• DESCRIPTION OF THE TASK:
Check the listing below for lines that hold "must". How many are there? Please give only the number.

• MATERIAL PROVIDED:
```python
class _BN2Conv3BN3Fn(torch.autograd.Function):

    @staticmethod
    def forward(ctx, y2, w3, bn2_w, bn2_b, bn3_w, bn3_b, idt, bn2, bn3, stats_in):
        a2, y3, part, bn2_stats = _k9f_head(y2, w3, bn2_w, bn2_b, bn2, stats_in)
        out, mean3, invstd3, scale3, shift3, mask = _bn_fwd_train(y3, idt, bn3_w, bn3_b, bn3, True, part)
        ctx.save_for_backward(y2, a2, w3, y3, mask, bn2_w, *bn2_stats, bn3_w, mean3, invstd3, scale3, shift3)
        return out

    @staticmethod
    def backward(ctx, dout):
        y2, a2, w3, y3, mask, bn2_w, *bn2_stats, bn3_w, mean3, invstd3, scale3, shift3 = ctx.saved_tensors
        dout = _like(dout, y3)
        coef, dbw3, dbb3 = torch.ops.madnn.bn_bwd_coef(dout, y3, mask, bn3_w, mean3, invstd3, scale3, shift3)
        da2, part, dw3 = torch.ops.madnn.bn3_conv3_bwd(dout, y3, mask, coef, w3, a2, y2, *bn2_stats[2:],
                                                       w3.dtype == torch.bfloat16)
        grads = _k9f_tail(ctx, da2, part, y2, bn2_w, bn2_stats, dw3, w3, dbw3, dbb3)
        dres = dout.view_as(dout)
        _attach(dres, "_madnn_resmask", mask)
        return (*grads, dres, None, None, None)


_BN3_CONV3_FUSED = os.environ.get("MADNN_BN3_CONV3_FUSED", "1") != "0"


def _k9f_supported(y2: torch.Tensor, bn2, w3: torch.Tensor, bn3, other: torch.Tensor) -> bool:
    return (_BN3_CONV3_FUSED and isinstance(y2, torch.Tensor) and isinstance(other, torch.Tensor)
            and bn_relu_conv1x1_epi_supported(y2, bn2, w3) and native_available()
            and bool(torch.ops.madnn.bn3_conv3_bwd_supported(y2.size(1), w3.size(0)))
            and conv1x1_route(y2.size(1), w3.size(0))[0] == "k9" and _bn_trainable(bn3)
            and bn3.weight.numel() == w3.size(0) and y2.requires_grad and torch.is_grad_enabled()
            and other.dtype == y2.dtype and other.dim() == y2.dim() and other.size(0) == y2.size(0)
            and other.shape[2:] == y2.shape[2:])


def bn2_conv3_bn3_supported(y2: torch.Tensor, bn2, w3: torch.Tensor, bn3, idt: torch.Tensor) -> bool:
    return (DEFER_RES_MASK and _k9f_supported(y2, bn2, w3, bn3, idt) and _res_mask_deferred(idt)
            and idt.size(1) == w3.size(0) and bn_supported(idt, bn3.weight))


def bn2_conv3_bn3_add_relu(y2: torch.Tensor, bn2, w3: torch.Tensor, bn3, idt: torch.Tensor,
                           stats_in: Optional[torch.Tensor] = None) -> torch.Tensor:
    _need_native("bn2_conv3_bn3_add_relu")
    return _BN2Conv3BN3Fn.apply(y2, w3, bn2.weight, bn2.bias, bn3.weight, bn3.bias, idt, bn2, bn3, stats_in)


class _BN2Conv3BN3DualFn(torch.autograd.Function):

    @staticmethod
    def forward(ctx, y2, w3, bn2_w, bn2_b, bn3_w, bn3_b, xf, w_ds, bnd_w, bnd_b, bn2, bn3, bn_ds, stats_in):
        a2, y3, part, bn2_stats = _k9f_head(y2, w3, bn2_w, bn2_b, bn2, stats_in)
        yd, part_d = torch.ops.madnn.conv1x1_fwd(xf, w_ds, True)
        out, mask, mean3, invstd3, _, _, mean_d, invstd_d, _, _ = torch.ops.madnn.bn_fwd_dual(
            y3, yd, bn3_w, bn3_b, bn3.running_mean, bn3.running_var, bn3.num_batches_tracked, float(bn3.momentum),
            float(bn3.eps), part, bnd_w, bnd_b, bn_ds.running_mean, bn_ds.running_var, bn_ds.num_batches_tracked,
            float(bn_ds.momentum), float(bn_ds.eps), part_d)
        ctx.save_for_backward(y2, a2, w3, y3, xf, w_ds, yd, mask, bn2_w, *bn2_stats, bn3_w, mean3, invstd3, bnd_w,
                              mean_d, invstd_d)
        return out

    @staticmethod
    def backward(ctx, dout):
        (y2, a2, w3, y3, xf, w_ds, yd, mask, bn2_w, *bn2_stats, bn3_w, mean3, invstd3, bnd_w, mean_d,
         invstd_d) = ctx.saved_tensors
        dout = _like(dout, y3)
        coef, dbw3, dbb3, dbwd, dbbd = torch.ops.madnn.bn_bwd_dual_coef(dout, y3, yd, mask, bn3_w, mean3, invstd3,
                                                                        bnd_w, mean_d, invstd_d)
        da2, part, dw3 = torch.ops.madnn.bn3_conv3_bwd(dout, y3, mask, coef[:3], w3, a2, y2, *bn2_stats[2:],
                                                       w3.dtype == torch.bfloat16)
        dxf, _, dwd = torch.ops.madnn.bn3_conv3_bwd(dout, yd, mask, coef[3:], w_ds, xf, None, None, None,
                                                    w_ds.dtype == torch.bfloat16)
        grads = _k9f_tail(ctx, da2, part, y2, bn2_w, bn2_stats, dw3, w3, dbw3, dbb3)
        needd = ctx.needs_input_grad[8] or ctx.needs_input_grad[9]
        return (*grads, dxf, dwd.to(w_ds.dtype).view(w_ds.shape), dbwd if needd else None,
                dbbd if needd else None, None, None, None, None)


_BN3_CONV3_DUAL = os.environ.get("MADNN_BN3_CONV3_DUAL", "1") != "0"


def bn2_conv3_bn3_add_bn_relu_supported(y2: torch.Tensor, bn2, w3: torch.Tensor, bn3, xf: torch.Tensor,
                                        w_ds: torch.Tensor, bn_ds) -> bool:
    return (_BN3_CONV3_DUAL and _k9f_supported(y2, bn2, w3, bn3, xf) and conv1x1_supported(xf, w_ds)
            and xf.size(1) == y2.size(1) and w_ds.size(0) == w3.size(0) and _bn_trainable(bn_ds)
            and bn_ds.weight.numel() == w3.size(0))


def bn2_conv3_bn3_add_bn_relu(y2: torch.Tensor, bn2, w3: torch.Tensor, bn3, xf: torch.Tensor, w_ds: torch.Tensor,
                              bn_ds, stats_in: Optional[torch.Tensor] = None) -> torch.Tensor:
    _need_native("bn2_conv3_bn3_add_bn_relu")
    return _BN2Conv3BN3DualFn.apply(y2, w3, bn2.weight, bn2.bias, bn3.weight, bn3.bias, xf, w_ds, bn_ds.weight,
                                    bn_ds.bias, bn2, bn3, bn_ds, stats_in)


class _BNReluMaxPoolFn(torch.autograd.Function):

    @staticmethod
    def forward(ctx, y, bn_w, bn_b, bn, stats_in, p):
        mean, invstd, scale, shift = torch.ops.madnn.bn_coef(y, bn_w, bn_b, bn.running_mean, bn.running_var,
                                                             bn.num_batches_tracked, float(bn.momentum),
                                                             float(bn.eps), stats_in)
        out, arg = torch.ops.madnn.pool_bn_fwd(y, scale, shift, int(p))
        ctx.save_for_backward(y, arg, bn_w, mean, invstd, scale, shift)
        ctx.p = int(p)
        return out

    @staticmethod
    def backward(ctx, dp):
        y, arg, bn_w, mean, invstd, scale, shift = ctx.saved_tensors
        dy, dw, db = torch.ops.madnn.pool_bn_bwd(dp, arg, y, bn_w, mean, invstd, scale, shift, ctx.p)
        return dy, dw, db, None, None, None


def _bn_relu_maxpool_modules_ok(bn, pool) -> bool:
    return (_POOL_BN and _bn_trainable(bn)
            and _pair(pool.kernel_size) == (3, 3) and _pair(pool.stride) == (2, 2)
            and _pair(pool.padding) in ((1, 1), (0, 0)) and _pair(pool.dilation) == (1, 1)
            and not pool.ceil_mode and not pool.return_indices)


def bn_relu_maxpool_supported(y: torch.Tensor, bn, pool) -> bool:
    return (isinstance(y, torch.Tensor) and y.device.type == "cuda" and y.dtype == torch.bfloat16 and y.dim() == 4
            and y.is_contiguous(memory_format=torch.channels_last) and _bn_relu_maxpool_modules_ok(bn, pool)
            and y.size(1) % 8 == 0 and 256 % (y.size(1) // 8) == 0 and y.numel() < 2 ** 31)


def bn_relu_maxpool(y: torch.Tensor, bn, pool, stats_in: Optional[torch.Tensor] = None):
    if bn_relu_maxpool_supported(y, bn, pool):
        _need_native("bn_relu_maxpool")
        p = pool.padding if isinstance(pool.padding, int) else pool.padding[0]
        return _BNReluMaxPoolFn.apply(y, bn.weight, bn.bias, bn, stats_in, p)
    a = bn(y, relu=True, stats=stats_in) if _is_fused_bn(bn) else torch.relu(bn(y))
    return pool(a)


# ... 668 lines not shown


def linear_tee(x: torch.Tensor, weight: torch.Tensor, bias: Optional[torch.Tensor] = None):
    if not torch.is_grad_enabled() or not _is_dev(x) or weight.shape[0] % 8:
        return F.linear(x, weight, bias if bias is None or bias.dtype == x.dtype else bias.to(x.dtype)), x
    return _LinearTeeFn.apply(x, weight, bias)


class _GeluMLPFn(torch.autograd.Function):

    @staticmethod
    def forward(ctx, x, w1, b1, w2, b2, residual, kind=1):
        a, pre = _gelu_linear_fwd(x, w1, b1, kind)
        ctx.kind = kind
        y = _linear_residual_fwd(a, w2, b2, residual)
        ctx.save_for_backward(x, w1, pre, a, w2)
        ctx.b1_dtype = b1.dtype if b1 is not None else None
        ctx.b2_dtype = b2.dtype if b2 is not None else None
        ctx.bias_dtype = ctx.b2_dtype
        ctx.params = (w1, w2)
        ctx.has_res = residual is not None
        ctx.res_is_x = residual is x
        return y

    @staticmethod
    def backward(ctx, g):
        x, w1, pre, a, w2 = ctx.saved_tensors
        p1, p2 = ctx.params
        ctx.params = None
        need = ctx.needs_input_grad
        db2 = _out_bias_grad(g, ctx.b2_dtype) if ctx.b2_dtype is not None and need[4] else None
        g2 = g.reshape(-1, g.shape[-1])
        if not g2.is_contiguous():
            g2 = g2.contiguous()
        a2 = a.reshape(-1, a.shape[-1])
        dw2 = _weight_grad(g2, a2, p2) if need[3] else None
        dh, db1 = dgrad_dgelu(g2, w2, pre.reshape(-1, pre.shape[-1]), ctx.b1_dtype or g2.dtype, ctx.kind)
        if ctx.b1_dtype is None or not need[2]:
            db1 = None
        x2 = x.reshape(-1, x.shape[-1])
        dw1 = _weight_grad(dh, x2, p1) if need[1] else None
        if ctx.res_is_x and need[0]:
            dx = _dgrad_plus(dh, w1, g2).view(*x.shape[:-1], w1.shape[1])
            return dx, dw1, db1, dw2, db2, None, None
        dx = (dh @ w1).view(*x.shape[:-1], w1.shape[1]) if need[0] else None
        return dx, dw1, db1, dw2, db2, (g if ctx.has_res else None), None


def gelu_mlp(x: torch.Tensor, w1: torch.Tensor, b1: Optional[torch.Tensor], w2: torch.Tensor,
             b2: Optional[torch.Tensor], residual: Optional[torch.Tensor] = None,
             approximate: str = "tanh") -> torch.Tensor:
    if residual is not None and residual.shape[:-1] != x.shape[:-1]:
        raise ValueError("gelu_mlp: residual must have the output's shape")
    if approximate not in GELU_KIND:
        raise ValueError(f"gelu_mlp: approximate must be 'tanh' or 'none', not {approximate!r}")
    if not _is_dev(x) or not torch.is_grad_enabled() or w1.shape[0] % 8 or w2.shape[0] % 8:
        h = F.gelu(F.linear(x, w1, b1), approximate=approximate)
        y = F.linear(h, w2, b2)
        return y + residual if residual is not None else y
    return _GeluMLPFn.apply(x, w1, b1, w2, b2, residual, GELU_KIND[approximate])


def linear(x: torch.Tensor, weight: torch.Tensor, bias: Optional[torch.Tensor] = None, gelu: bool = False,
           force_fn: bool = False, residual: Optional[torch.Tensor] = None):
    if residual is not None and residual.shape[:-1] != x.shape[:-1]:
        raise ValueError("linear: residual must have the output's shape")
    if not torch.is_grad_enabled() or (not force_fn and (not _is_dev(x) or weight.shape[0] % 8)):
        if not torch.is_grad_enabled() and _is_dev(x) and (gelu or residual is not None) and weight.shape[0] % 8 == 0:
            out = _lt_epilogue(x, weight, bias, residual, gelu)
            if out is not None:
                return out[0]
        y = F.linear(x, weight, bias)
        y = F.gelu(y, approximate="tanh") if gelu else y
        return y + residual if residual is not None else y
    return _LinearFn.apply(x, weight, bias, gelu, residual)


__all__ = [
    "bucket_pack", "bucket_unpack", "flat_scale_cast", "sgd_step", "adam_step", "grad_norm", "layer_norm",
    "rms_norm", "batch_norm_act", "bn_supported", "cross_entropy", "attention", "attention_qkvpacked", "attention_supported",
    "max_pool2d", "max_pool_supported", "conv1x1", "conv1x1_route", "batch_norm_add_bn_relu",
    "batch_norm_dual_supported", "bn_relu_conv1x1", "bn_relu_maxpool",
    "bn_relu_maxpool_supported", "bn_relu_conv3x3", "bn_relu_conv3x3_supported",
    "bn_relu_conv1x1_epi_supported", "bn2_conv3_bn3_add_relu", "bn2_conv3_bn3_supported", "bn2_conv3_bn3_add_bn_relu", "bn2_conv3_bn3_add_bn_relu_supported", "conv1x1_supported", "stem_conv", "stem_supported", "stem_bn_relu_maxpool", "stem_bn_relu_maxpool_supported", "native_available", "load_kernels", "kernels_path", "hidden_supported", "reference",
    "linear", "linear_tee", "gelu_mlp", "bias_grad", "gelu_tanh", "grad_sink", "wgrad_into", "tuned_wgrad", "dgrad",
    "dgrad_dgelu", "load_tuning_table", "export_choices", "sync_choices", "tuning_timings", "tuning_measurements",
]

if os.environ.get("MADNN_EAGER_LOAD", "0") == "1":
    load_kernels()

load_tuning_table()
```

madnn/ops/csrc/conv.hip:

```cpp
#include "mfma.h"

namespace madnn {
namespace conv {

using namespace mf;

constexpr int kThreads = 256;
constexpr int kBK = 64;
constexpr int kTargetWG = 2 * kNumCU;

struct Tune {
  int fwd_wg = kTargetWG;
  int wgrad_wg = 2 * kNumCU;
  int xcd = 1;
};
inline Tune& tune() {
  static Tune t;
  return t;
}

enum Mode : int { kStoreT = 0, kSplit = 1 };

struct GemmArgs {
  const uint16_t* a;
  const uint16_t* b;
  void* out;
  const uint16_t* res;
  const unsigned char* resmask;
  float* stats;
  const uint16_t* bny;
  const float* bnsc;
  const float* bnsh;
  int64_t lda, ldb, ldo;
  int64_t I, J, K;
  int i_tiles, j_tiles, j_groups, k_chunk;
  int xcd;
};
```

• RESULT OF THIS TASK:
3